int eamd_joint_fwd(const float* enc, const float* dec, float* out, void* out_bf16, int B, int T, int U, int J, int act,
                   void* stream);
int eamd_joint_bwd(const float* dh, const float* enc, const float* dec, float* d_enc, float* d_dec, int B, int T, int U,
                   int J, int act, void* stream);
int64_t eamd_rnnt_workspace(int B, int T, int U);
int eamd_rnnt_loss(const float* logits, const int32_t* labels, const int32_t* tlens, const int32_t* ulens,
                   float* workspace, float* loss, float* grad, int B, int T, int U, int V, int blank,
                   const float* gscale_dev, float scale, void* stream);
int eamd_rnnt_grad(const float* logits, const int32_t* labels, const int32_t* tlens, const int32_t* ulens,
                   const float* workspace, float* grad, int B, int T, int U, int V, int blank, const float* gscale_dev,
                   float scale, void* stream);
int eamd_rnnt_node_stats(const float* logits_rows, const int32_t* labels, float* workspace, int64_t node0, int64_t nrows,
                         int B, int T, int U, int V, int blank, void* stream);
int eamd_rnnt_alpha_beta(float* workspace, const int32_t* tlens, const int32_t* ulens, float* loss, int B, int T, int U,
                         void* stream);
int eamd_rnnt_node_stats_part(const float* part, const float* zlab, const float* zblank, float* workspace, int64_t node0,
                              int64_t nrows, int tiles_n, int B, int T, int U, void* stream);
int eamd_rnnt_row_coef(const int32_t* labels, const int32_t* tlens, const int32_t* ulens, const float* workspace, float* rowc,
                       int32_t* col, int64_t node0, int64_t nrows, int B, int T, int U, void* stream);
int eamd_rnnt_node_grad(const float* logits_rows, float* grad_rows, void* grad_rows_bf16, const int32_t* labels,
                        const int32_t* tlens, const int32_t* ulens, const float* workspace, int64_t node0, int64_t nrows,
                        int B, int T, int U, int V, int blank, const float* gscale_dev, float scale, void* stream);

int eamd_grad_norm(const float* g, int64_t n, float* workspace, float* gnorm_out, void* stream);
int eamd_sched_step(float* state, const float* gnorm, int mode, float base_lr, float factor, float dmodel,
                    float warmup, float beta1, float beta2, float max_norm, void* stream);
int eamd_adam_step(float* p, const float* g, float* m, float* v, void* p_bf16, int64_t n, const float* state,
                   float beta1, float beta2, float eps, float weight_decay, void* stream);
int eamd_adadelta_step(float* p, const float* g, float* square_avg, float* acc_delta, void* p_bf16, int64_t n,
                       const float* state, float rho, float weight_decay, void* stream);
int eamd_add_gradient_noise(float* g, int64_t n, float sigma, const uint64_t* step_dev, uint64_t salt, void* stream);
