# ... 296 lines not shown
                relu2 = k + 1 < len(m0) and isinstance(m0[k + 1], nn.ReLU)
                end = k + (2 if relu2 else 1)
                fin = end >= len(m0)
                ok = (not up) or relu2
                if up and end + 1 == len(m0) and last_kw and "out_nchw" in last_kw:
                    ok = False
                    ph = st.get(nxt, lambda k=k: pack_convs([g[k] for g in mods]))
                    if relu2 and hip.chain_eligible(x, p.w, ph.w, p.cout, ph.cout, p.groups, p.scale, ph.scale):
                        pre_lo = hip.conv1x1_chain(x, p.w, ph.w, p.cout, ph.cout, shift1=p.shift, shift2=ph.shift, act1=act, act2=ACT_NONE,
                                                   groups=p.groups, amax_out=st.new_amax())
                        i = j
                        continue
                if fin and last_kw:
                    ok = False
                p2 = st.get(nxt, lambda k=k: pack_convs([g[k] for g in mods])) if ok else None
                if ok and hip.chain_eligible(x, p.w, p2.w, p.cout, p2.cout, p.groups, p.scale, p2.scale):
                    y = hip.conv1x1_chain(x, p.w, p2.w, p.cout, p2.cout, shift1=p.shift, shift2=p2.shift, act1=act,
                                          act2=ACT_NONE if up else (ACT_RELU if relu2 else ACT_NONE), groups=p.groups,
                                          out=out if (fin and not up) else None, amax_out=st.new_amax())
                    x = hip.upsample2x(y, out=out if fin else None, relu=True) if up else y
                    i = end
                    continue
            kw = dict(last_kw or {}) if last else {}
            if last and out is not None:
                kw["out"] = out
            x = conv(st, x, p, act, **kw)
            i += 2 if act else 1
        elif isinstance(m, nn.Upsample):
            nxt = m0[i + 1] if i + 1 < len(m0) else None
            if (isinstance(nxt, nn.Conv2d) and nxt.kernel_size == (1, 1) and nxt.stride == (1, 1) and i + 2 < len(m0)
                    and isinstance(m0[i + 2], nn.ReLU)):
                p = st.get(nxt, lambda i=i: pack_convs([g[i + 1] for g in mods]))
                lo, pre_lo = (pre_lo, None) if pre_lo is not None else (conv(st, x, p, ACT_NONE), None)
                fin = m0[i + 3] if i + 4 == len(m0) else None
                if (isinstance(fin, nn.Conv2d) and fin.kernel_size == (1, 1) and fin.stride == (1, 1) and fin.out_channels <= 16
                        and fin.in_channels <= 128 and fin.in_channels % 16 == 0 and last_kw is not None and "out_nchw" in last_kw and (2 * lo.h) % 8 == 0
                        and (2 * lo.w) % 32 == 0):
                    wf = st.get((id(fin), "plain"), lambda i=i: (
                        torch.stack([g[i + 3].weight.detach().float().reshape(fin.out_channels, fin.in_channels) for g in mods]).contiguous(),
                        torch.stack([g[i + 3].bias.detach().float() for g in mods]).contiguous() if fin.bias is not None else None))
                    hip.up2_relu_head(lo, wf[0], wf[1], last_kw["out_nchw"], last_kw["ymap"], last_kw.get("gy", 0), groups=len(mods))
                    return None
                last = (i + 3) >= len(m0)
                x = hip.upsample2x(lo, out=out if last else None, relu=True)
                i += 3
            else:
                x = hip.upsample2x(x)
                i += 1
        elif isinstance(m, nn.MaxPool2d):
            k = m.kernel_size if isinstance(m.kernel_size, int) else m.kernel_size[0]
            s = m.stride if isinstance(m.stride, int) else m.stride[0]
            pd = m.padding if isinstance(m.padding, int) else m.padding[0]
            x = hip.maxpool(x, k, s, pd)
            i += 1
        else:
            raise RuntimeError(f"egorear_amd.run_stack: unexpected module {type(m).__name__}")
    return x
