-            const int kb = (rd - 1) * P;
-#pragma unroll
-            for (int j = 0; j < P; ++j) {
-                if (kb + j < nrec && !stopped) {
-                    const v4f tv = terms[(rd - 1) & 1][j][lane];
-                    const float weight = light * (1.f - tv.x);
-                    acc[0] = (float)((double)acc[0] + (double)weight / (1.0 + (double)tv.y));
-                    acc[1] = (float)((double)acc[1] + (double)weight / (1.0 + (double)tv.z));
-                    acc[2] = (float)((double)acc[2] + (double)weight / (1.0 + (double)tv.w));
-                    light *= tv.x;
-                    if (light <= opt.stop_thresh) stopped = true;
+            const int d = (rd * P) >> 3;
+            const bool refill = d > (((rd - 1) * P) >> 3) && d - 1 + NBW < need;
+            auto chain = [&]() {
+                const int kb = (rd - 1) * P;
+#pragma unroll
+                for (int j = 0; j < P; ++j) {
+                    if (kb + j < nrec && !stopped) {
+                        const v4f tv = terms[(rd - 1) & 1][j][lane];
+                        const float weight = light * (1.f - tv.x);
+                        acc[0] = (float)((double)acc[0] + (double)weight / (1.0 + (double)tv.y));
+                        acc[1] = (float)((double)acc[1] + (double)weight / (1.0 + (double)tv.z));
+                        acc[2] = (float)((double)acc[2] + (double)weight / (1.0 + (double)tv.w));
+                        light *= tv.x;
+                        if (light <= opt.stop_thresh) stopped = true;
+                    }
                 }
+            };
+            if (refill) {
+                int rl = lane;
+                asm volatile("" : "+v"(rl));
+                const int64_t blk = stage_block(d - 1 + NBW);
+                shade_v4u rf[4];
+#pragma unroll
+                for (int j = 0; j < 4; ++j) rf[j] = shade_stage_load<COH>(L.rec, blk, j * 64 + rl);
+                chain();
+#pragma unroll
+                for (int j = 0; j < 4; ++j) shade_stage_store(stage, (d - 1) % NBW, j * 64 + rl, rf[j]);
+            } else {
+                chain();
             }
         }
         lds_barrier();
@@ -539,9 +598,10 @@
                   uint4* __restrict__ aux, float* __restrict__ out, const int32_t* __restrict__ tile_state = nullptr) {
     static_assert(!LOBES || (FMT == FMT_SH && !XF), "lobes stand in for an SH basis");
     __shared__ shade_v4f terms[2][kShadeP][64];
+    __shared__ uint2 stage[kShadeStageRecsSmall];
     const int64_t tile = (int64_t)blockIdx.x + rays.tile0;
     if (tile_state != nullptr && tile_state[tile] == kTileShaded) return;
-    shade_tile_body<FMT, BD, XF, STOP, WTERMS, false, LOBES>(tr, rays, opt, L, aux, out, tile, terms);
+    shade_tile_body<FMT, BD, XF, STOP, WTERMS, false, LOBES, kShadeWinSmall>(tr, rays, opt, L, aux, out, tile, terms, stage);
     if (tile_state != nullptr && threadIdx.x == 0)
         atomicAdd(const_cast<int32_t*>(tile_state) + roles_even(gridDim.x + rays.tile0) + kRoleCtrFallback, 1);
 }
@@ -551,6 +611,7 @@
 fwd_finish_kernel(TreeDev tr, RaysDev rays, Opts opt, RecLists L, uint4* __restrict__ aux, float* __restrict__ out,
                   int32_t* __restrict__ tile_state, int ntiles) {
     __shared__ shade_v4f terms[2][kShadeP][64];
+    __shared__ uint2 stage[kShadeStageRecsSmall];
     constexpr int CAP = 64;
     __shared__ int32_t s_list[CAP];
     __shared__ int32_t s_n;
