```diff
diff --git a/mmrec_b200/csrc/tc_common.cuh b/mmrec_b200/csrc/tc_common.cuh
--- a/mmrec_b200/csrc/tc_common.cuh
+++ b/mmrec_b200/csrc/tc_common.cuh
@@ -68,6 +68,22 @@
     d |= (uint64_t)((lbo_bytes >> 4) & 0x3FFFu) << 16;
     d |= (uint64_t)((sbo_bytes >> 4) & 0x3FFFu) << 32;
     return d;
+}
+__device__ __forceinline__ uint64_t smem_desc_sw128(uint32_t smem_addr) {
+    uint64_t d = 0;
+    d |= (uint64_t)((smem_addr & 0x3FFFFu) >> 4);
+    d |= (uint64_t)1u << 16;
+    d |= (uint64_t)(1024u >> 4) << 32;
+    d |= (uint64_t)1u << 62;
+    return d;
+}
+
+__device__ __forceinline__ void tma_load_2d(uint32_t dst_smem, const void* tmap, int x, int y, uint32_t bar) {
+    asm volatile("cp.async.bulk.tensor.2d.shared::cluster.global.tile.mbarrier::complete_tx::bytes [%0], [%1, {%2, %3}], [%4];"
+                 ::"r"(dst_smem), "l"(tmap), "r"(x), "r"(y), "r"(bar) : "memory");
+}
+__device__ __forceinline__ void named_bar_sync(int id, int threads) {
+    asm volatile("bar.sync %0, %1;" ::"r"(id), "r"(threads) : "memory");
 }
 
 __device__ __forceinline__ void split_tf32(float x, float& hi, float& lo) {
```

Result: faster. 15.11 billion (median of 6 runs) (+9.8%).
==
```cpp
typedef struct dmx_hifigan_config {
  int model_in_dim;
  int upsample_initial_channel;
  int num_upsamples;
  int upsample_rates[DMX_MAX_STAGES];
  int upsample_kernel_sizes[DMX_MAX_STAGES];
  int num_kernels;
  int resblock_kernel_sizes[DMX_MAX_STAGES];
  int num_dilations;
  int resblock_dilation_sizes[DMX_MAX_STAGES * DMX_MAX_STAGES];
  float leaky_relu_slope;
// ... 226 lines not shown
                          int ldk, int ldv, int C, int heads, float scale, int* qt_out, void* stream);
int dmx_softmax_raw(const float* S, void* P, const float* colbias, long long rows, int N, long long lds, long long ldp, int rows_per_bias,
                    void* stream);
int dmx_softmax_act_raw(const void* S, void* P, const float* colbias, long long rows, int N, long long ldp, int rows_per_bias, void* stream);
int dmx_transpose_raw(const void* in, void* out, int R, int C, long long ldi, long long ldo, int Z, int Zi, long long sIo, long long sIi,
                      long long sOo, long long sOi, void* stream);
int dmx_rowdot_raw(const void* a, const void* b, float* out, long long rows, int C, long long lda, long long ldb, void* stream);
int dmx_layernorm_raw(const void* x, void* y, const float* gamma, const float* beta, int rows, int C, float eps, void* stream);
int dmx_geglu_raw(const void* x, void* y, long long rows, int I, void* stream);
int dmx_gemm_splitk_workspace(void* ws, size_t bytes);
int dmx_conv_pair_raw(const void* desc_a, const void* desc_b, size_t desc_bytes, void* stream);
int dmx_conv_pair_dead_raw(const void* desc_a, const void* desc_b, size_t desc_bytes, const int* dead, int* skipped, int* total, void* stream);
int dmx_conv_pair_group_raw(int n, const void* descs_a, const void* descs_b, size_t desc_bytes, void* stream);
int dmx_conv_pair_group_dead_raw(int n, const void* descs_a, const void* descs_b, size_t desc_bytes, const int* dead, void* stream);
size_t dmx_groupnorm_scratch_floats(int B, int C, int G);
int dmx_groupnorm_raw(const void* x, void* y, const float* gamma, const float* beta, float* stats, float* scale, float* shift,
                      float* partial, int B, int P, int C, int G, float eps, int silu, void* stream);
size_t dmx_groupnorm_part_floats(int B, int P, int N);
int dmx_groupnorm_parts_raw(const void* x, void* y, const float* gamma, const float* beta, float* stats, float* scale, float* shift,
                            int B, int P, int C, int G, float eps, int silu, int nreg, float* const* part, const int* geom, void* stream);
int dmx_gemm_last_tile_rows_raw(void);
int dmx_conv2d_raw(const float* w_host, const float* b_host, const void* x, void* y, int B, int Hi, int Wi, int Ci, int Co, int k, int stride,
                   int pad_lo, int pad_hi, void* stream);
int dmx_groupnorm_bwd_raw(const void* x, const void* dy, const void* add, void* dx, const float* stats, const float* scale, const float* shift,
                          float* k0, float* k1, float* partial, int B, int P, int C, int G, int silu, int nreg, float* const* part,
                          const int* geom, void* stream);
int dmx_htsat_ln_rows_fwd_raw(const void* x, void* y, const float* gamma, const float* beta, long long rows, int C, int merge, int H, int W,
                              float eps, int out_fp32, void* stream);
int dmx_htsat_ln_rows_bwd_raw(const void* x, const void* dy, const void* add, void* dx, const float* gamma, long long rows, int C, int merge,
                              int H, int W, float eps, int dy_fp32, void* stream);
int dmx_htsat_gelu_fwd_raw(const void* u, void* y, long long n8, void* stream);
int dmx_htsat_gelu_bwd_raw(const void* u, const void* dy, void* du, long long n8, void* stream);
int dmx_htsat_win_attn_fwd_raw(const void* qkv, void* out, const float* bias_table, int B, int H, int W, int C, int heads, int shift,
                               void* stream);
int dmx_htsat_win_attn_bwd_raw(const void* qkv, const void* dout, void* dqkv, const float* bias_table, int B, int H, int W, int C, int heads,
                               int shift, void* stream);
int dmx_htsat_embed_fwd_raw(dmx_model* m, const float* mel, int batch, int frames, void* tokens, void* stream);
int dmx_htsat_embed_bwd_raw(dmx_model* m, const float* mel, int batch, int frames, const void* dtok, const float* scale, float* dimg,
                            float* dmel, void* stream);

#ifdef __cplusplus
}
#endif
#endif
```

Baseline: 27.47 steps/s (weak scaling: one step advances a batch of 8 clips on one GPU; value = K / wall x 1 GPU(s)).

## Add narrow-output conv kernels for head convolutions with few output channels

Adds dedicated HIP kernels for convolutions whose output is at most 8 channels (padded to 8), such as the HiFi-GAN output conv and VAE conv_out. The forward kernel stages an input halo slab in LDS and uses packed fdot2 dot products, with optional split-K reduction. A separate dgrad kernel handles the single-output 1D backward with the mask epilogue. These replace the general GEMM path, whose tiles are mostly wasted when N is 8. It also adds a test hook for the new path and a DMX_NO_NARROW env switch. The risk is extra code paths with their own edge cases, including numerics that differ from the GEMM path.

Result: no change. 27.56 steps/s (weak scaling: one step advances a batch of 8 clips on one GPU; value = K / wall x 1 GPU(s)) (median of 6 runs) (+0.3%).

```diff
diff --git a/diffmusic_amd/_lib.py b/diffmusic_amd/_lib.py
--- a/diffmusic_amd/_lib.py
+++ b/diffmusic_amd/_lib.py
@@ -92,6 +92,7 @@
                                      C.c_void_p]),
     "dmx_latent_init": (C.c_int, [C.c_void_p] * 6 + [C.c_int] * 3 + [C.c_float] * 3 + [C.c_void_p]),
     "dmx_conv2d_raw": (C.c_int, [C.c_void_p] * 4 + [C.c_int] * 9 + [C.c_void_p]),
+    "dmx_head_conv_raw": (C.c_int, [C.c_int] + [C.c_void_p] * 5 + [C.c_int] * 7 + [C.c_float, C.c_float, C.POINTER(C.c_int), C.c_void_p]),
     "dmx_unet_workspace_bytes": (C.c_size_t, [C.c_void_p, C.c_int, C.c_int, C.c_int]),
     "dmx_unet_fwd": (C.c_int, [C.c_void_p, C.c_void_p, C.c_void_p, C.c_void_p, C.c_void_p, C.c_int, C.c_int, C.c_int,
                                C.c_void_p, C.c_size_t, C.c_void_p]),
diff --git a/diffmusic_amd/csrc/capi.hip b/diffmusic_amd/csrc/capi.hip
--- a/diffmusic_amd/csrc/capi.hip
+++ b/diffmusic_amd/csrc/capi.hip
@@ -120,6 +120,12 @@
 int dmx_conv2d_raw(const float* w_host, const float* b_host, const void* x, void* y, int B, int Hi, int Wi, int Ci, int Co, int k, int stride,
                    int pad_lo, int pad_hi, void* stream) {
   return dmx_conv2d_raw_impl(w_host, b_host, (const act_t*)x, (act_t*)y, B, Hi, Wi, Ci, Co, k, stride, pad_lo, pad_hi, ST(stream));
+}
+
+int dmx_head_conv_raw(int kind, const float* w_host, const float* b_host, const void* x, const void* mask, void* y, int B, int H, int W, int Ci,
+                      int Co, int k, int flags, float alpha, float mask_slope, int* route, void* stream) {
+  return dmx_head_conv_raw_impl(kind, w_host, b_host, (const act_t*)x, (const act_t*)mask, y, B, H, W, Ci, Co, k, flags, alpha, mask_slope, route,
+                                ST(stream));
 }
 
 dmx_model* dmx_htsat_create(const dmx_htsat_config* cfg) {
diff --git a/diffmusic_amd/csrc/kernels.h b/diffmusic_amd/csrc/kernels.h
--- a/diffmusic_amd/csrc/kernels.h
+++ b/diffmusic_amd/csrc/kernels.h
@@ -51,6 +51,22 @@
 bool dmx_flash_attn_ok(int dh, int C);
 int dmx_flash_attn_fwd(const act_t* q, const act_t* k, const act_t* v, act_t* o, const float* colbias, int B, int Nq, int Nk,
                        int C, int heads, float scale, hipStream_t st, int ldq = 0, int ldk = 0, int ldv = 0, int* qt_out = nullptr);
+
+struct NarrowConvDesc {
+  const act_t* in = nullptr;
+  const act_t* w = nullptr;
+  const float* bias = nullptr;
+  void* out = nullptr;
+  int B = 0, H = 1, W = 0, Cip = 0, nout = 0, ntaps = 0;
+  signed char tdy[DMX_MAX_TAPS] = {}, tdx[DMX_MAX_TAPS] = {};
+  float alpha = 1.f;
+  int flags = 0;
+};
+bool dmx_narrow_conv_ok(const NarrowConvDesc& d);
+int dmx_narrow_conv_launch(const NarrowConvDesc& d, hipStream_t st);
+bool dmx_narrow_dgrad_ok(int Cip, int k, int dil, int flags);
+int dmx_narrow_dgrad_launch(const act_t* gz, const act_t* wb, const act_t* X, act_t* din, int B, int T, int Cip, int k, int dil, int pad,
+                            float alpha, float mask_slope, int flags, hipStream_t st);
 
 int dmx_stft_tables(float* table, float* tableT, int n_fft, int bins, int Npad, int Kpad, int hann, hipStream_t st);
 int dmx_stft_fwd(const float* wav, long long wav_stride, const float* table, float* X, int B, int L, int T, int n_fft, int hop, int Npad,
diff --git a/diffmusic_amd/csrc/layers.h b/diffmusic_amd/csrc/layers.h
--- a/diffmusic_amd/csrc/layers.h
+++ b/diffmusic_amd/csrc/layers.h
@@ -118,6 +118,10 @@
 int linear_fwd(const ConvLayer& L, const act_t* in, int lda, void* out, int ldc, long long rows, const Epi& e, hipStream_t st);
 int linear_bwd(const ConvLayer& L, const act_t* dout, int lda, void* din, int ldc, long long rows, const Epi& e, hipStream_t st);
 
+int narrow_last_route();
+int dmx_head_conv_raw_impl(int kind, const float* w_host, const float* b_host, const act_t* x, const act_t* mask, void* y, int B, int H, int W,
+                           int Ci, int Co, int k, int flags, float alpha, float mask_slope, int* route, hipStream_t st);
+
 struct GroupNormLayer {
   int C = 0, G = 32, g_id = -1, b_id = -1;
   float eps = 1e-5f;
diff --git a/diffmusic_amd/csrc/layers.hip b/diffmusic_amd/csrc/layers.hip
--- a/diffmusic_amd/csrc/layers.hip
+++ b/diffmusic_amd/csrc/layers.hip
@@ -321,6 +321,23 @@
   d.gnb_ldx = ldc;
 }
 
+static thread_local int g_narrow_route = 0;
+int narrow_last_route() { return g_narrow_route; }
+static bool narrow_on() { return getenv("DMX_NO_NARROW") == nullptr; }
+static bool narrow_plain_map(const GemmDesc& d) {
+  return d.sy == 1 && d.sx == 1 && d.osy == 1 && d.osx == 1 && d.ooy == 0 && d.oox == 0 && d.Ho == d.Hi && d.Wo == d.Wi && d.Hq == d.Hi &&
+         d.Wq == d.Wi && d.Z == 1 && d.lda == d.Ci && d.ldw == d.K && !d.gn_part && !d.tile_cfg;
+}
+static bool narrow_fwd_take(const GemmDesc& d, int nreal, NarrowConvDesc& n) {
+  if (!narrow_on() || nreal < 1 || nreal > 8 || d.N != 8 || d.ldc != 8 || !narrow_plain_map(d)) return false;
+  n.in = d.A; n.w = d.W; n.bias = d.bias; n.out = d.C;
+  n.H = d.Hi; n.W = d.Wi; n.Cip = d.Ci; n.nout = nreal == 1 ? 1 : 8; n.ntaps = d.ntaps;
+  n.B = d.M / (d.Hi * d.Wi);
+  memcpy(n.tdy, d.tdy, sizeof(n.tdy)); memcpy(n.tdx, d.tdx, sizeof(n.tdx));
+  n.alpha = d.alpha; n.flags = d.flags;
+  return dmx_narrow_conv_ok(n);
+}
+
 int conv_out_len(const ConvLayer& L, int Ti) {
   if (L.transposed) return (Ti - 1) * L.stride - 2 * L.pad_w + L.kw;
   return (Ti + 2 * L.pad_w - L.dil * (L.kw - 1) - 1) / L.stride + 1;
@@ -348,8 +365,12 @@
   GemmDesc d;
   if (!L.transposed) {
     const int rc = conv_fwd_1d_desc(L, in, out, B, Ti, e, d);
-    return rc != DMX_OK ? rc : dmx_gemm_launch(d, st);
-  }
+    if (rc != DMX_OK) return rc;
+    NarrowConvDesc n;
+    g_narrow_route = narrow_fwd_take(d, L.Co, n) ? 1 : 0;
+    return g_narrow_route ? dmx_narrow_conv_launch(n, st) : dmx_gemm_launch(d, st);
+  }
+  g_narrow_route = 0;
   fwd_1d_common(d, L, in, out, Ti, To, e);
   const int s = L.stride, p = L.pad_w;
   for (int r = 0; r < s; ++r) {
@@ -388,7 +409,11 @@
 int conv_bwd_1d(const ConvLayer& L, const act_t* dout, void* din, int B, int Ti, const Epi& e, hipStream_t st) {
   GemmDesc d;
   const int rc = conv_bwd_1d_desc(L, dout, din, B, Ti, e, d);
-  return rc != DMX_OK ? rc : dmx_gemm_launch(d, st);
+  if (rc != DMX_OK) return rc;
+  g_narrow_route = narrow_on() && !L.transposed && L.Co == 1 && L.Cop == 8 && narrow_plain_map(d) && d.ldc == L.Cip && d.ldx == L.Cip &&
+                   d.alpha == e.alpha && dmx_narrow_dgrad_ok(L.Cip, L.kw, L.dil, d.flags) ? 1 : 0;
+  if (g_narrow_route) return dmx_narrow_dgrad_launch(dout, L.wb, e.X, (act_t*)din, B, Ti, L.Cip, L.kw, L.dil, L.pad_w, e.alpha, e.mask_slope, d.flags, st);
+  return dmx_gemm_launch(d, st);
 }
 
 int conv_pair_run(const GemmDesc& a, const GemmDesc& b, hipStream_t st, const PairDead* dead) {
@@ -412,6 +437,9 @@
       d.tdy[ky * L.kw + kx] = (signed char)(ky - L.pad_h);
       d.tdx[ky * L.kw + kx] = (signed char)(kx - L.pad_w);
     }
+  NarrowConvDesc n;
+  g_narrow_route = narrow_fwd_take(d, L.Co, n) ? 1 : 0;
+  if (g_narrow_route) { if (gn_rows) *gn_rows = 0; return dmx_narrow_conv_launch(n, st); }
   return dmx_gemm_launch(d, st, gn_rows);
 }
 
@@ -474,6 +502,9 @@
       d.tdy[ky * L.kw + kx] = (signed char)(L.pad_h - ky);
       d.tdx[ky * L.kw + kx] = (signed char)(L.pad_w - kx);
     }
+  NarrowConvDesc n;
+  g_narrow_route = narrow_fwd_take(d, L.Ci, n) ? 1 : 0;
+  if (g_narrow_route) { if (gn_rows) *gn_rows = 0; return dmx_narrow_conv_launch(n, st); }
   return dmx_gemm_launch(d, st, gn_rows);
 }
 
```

Required action: Given the records above, reproduce precisely and only the lines between the line holding "float beta1, float beta2, float eps, float" and the line holding "relu2 = k +", inclusive.

Answer below:
                   float beta1, float beta2, float eps, float weight_decay, void* stream);
int eamd_adadelta_step(float* p, const float* g, float* square_avg, float* acc_delta, void* p_bf16, int64_t n,
                       const float* state, float rho, float weight_decay, void* stream);
int eamd_add_gradient_noise(float* g, int64_t n, float sigma, const uint64_t* step_dev, uint64_t salt, void* stream);
# ... 296 lines not shown
                relu2 = k + 1 < len(m0) and isinstance(m0[k + 1], nn.ReLU)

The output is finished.